But Lord Nordland, and perhaps the entire ruling class of the realm, would be more than relieved to drop his head in a kettle and finally be done with his trouble-making. They’d already tried it once.

  But they had failed. Well, not failed, strictly speaking. He hadn’t survived the torture. Driven to utter despair by pain, he’d used his last spell to commit suicide, killing himself with his own magic. He had his assassin to thank for that mistake on their part, but he wasn’t feeling particularly grateful. After that they had boiled his head. And worse.

  “Three weeks? But why?” Christopher demanded. A week was ten days here, so it was a whole month by Christopher’s calendar.

  “Why not three thousand?” Faren answered. “Knowing Krellyan’s power, they should have burned your body to ash. Instead we found your empty skull on our doorstop.”

  “A gruesome gift, however welcome,” Krellyan said.

  “There is more good news,” Faren said. “They did not find you guilty of treason, which would have forbidden us from bringing you back. They did not officially keep your body past ordinary hope of revival or officially mutilate your corpse. So you are legally free to continue your improbable career.”

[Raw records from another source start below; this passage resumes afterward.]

# Griffan/VerifyBamID

Measured on AMD Instinct MI355X. Metric: llk_evals_per_sec, higher is better.
Workload: dtype f64; 1 GPU; synthetic pileup 100000 markers x depth 30, --NumPC 4 (BASELINE.json configs[2] shape); parallelism=1 GPU, rccl_world_size=1, launched_by=single process, reads=2999230, active_markers=100000, distinct_codes=42, device=gfx950:sramecc+:xnack-

## Files before the change

### verifybamid_amd/csrc/kernel_debug.h

```cpp
#ifndef VB2_KERNEL_DEBUG_H_
#define VB2_KERNEL_DEBUG_H_

#ifndef VB2_ABLATE
#define VB2_ABLATE 0
#endif
#ifndef VB2_FLAG_RELEASE
#define VB2_FLAG_RELEASE 1
#endif
#ifndef VB2_SOFT_PROLOGUE
#define VB2_SOFT_PROLOGUE 1
#endif
#ifndef VB2_CTRL_PRIO
#define VB2_CTRL_PRIO 3
#endif
#ifndef VB2_SPLIT_FAST
#define VB2_SPLIT_FAST 3
#endif
#ifndef VB2_STAMP_ROUND
#define VB2_STAMP_ROUND 0
#endif

namespace vb2 {
constexpr int kAblNoMap = 1, kAblNoTable = 2, kAblNoItems = 4, kAblNoReads = 8, kAblNoEpi = 16, kAblNoSignal = 32, kAblNoMul = 64, kAblNoRowLoads = 128;
constexpr int kAblate = VB2_ABLATE;
constexpr int kSplitFast = VB2_SPLIT_FAST;
}

#ifdef VB2_WITH_STAMPS
#define VB2_STAMPS_OF(L) ((L).stamps)
#else
#define VB2_STAMPS_OF(L) (static_cast<unsigned long long*>(nullptr))
#endif

#ifdef VB2_ITEM_PROF
#define VB2_IP_T(var) const unsigned long long var = __builtin_readcyclecounter()
#define VB2_IP_USE(x) asm volatile("" ::"v"(x))
#else
#define VB2_IP_T(var)
#define VB2_IP_USE(x)
#endif

#endif
```

### verifybamid_amd/csrc/llk_kernels.hip

```cpp
#include "llk_kernels.h"

#include <hip/hip_runtime.h>
#include <link.h>

#include "kernel_debug.h"
#include "tile_sched.h"
#include "tunables.h"
#ifndef VB2_SIMD_DEAL
#define VB2_SIMD_DEAL 1
#endif

#include <algorithm>
#include <atomic>
#include <cstring>
#include <type_traits>
#include <vector>

namespace vb2 {

__device__ __forceinline__ void pair_of(int p, int& g1, int& g2)
{
    g1 = p >> 1;
    const int lo = p & 1;
    g2 = lo + (lo >= g1 ? 1 : 0);
// ... 247 lines not shown
}
__device__ __forceinline__ int lane_of(int m, int g)
{
    const int idx = ((g & 1) << 2) + (m >> 2);
    const int q = (0x74216530u >> (4 * idx)) & 7;
    return ((g >> 1) << 5) + (q << 2) + (m & 3);
}

__device__ __forceinline__ int lane_xchg_i32(int x, int off, int partner)
{
    if (off == 1) return __builtin_amdgcn_update_dpp(0, x, 0xB1, 0xf, 0xf, true);
    if (off == 2) return __builtin_amdgcn_update_dpp(0, x, 0x4E, 0xf, 0xf, true);
    if (off == 4) {
        const int a = __builtin_amdgcn_update_dpp(0, x, 0x124, 0xf, 0x5, false);
        return __builtin_amdgcn_update_dpp(a, x, 0x12C, 0xf, 0xa, false);
    }
    return __shfl(x, partner, 64);
}
__device__ __forceinline__ double lane_xchg_f64(double x, int off, int partner)
{
    if (off == 1 || off == 2 || off == 4)
        return __hiloint2double(lane_xchg_i32(__double2hiint(x), off, partner), lane_xchg_i32(__double2loint(x), off, partner));
    return __shfl(x, partner, 64);
}

template <int MODE> struct Geom { static constexpr int kMaxWaves = 16, kBlocksPerCU = 1, kWavesPerSimd = 4; };
template <int MODE> struct ModeNp { static constexpr int value = MODE == 2 ? 8 : MODE == 4 ? 1 : MODE == 5 ? 2 : 4; };

struct InlinePoints {
    int count;
    double v[kInlinePointDoubles];
};
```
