template <typename T> struct Real;
template <> struct Real<double> {
  typedef f64x4 acc_t;
  static constexpr bool kExpand = true;
  static constexpr int kGroup = GP_GROUP_F64;
  __host__ __device__ static constexpr int own_sub(int r, int g) { return 4 * r + g; }
  __device__ static inline acc_t mfma(double a, double b, acc_t c) {
    return __builtin_amdgcn_mfma_f64_16x16x4f64(a, b, c, 0, 0, 0);
  }
  __device__ static inline double exp_(double x) {
    x = __builtin_fmax(x, -1000.0);
    const double n = __builtin_rint(x * 1.4426950408889634);
    double r = fma(n, -6.93147180559945286e-01, x);
    r = fma(n, -2.31904681384629956e-17, r);
#if GP_ESTRIN
    const double r2 = r * r;
    const double p01 = fma(1.00000000000000666e+00, r, 1.0);
    const double p23 = fma(1.66666666665544028e-01, r, 5.00000000000000555e-01);
    const double p45 = fma(8.33333338566834801e-03, r, 4.16666666665732183e-02);
    const double p67 = fma(1.98411702695461072e-04, r, 1.38888889324666632e-03);
    const double p89 = fma(2.76401812311866076e-06, r, 2.48015043709117912e-05);
    const double r4 = r2 * r2;
    const double q0 = fma(r2, p23, p01);
    const double q1 = fma(r2, p67, p45);
    const double q2 = fma(r2, 2.76263485910095559e-07, p89);
    const double r8 = r4 * r4;
    const double s0 = fma(r4, q1, q0);
    const double p = fma(r8, q2, s0);
#else
    double p = 2.76263485910095559e-07;
    p = fma(p, r, 2.76401812311866076e-06);
    p = fma(p, r, 2.48015043709117912e-05);
    p = fma(p, r, 1.98411702695461072e-04);
    p = fma(p, r, 1.38888889324666632e-03);
    p = fma(p, r, 8.33333338566834801e-03);
    p = fma(p, r, 4.16666666665732183e-02);
    p = fma(p, r, 1.66666666665544028e-01);
    p = fma(p, r, 5.00000000000000555e-01);
    p = fma(p, r, 1.00000000000000666e+00);
    p = fma(p, r, 1.0);
#endif
    return ldexp(p, (int)n);
  }
  template <int GP>
  __device__ static inline void exp_n(double (&x)[GP]) {
    double n[GP], r[GP], p[GP];
#pragma unroll
    for (int u = 0; u < GP; ++u) x[u] = __builtin_fmax(x[u], -1000.0);
#pragma unroll
    for (int u = 0; u < GP; ++u) n[u] = __builtin_rint(x[u] * 1.4426950408889634);
#pragma unroll
    for (int u = 0; u < GP; ++u) r[u] = fma(n[u], -6.93147180559945286e-01, x[u]);
#pragma unroll
    for (int u = 0; u < GP; ++u) r[u] = fma(n[u], -2.31904681384629956e-17, r[u]);
#pragma unroll
    for (int u = 0; u < GP; ++u) p[u] = 2.76263485910095559e-07;
    constexpr double c[10] = {2.76401812311866076e-06, 2.48015043709117912e-05, 1.98411702695461072e-04,
                              1.38888889324666632e-03, 8.33333338566834801e-03, 4.16666666665732183e-02,
                              1.66666666665544028e-01, 5.00000000000000555e-01, 1.00000000000000666e+00, 1.0};
#pragma unroll
    for (int j = 0; j < 10; ++j) {
#pragma unroll
      for (int u = 0; u < GP; ++u) p[u] = fma(p[u], r[u], c[j]);
    }
#pragma unroll
    for (int u = 0; u < GP; ++u) x[u] = ldexp(p[u], (int)n[u]);
  }
};
template <> struct Real<float> {
  typedef f32x4 acc_t;
  static constexpr bool kExpand = false;
#ifndef GP_GROUP_F32
#define GP_GROUP_F32 2
#endif
  static constexpr int kGroup = GP_GROUP_F32;
  __host__ __device__ static constexpr int own_sub(int r, int g) { return 4 * g + r; }
  __device__ static inline acc_t mfma(float a, float b, acc_t c) {
    return __builtin_amdgcn_mfma_f32_16x16x4f32(a, b, c, 0, 0, 0);
  }
  __device__ static inline float exp_(float x) { return __expf(x); }
  template <int GP>
  __device__ static inline void exp_n(float (&x)[GP]) {
#pragma unroll
    for (int u = 0; u < GP; ++u) x[u] = __expf(x[u]);
  }
};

  “Speaking of which, I wish to know what your intentions are,” Krellyan stated. “You may rest here for a few days, until your rank asserts itself. Then you must go back into the world. What will you do then?”

  “Faren is right,” Christopher said. “I have to accept responsibility for the men. How do I do that?”

  “You petition the King,” Faren answered, in his capacity as the Church’s top legal officer. “Normally the Church does not intervene in the assignment of our draft regiment, save to make sure it goes to a Bright. In this case we will.”

  “Nordland will be offended, again,” Krellyan sighed, “when you snatch his regiment out from under him.”

  “It can’t be helped,” Faren said, dismissing the problem with a wave of his hand. “After that, you petition the King for a posting. He will send you to some county on the edge of the Kingdom. We cannot exercise any influence on that decision.”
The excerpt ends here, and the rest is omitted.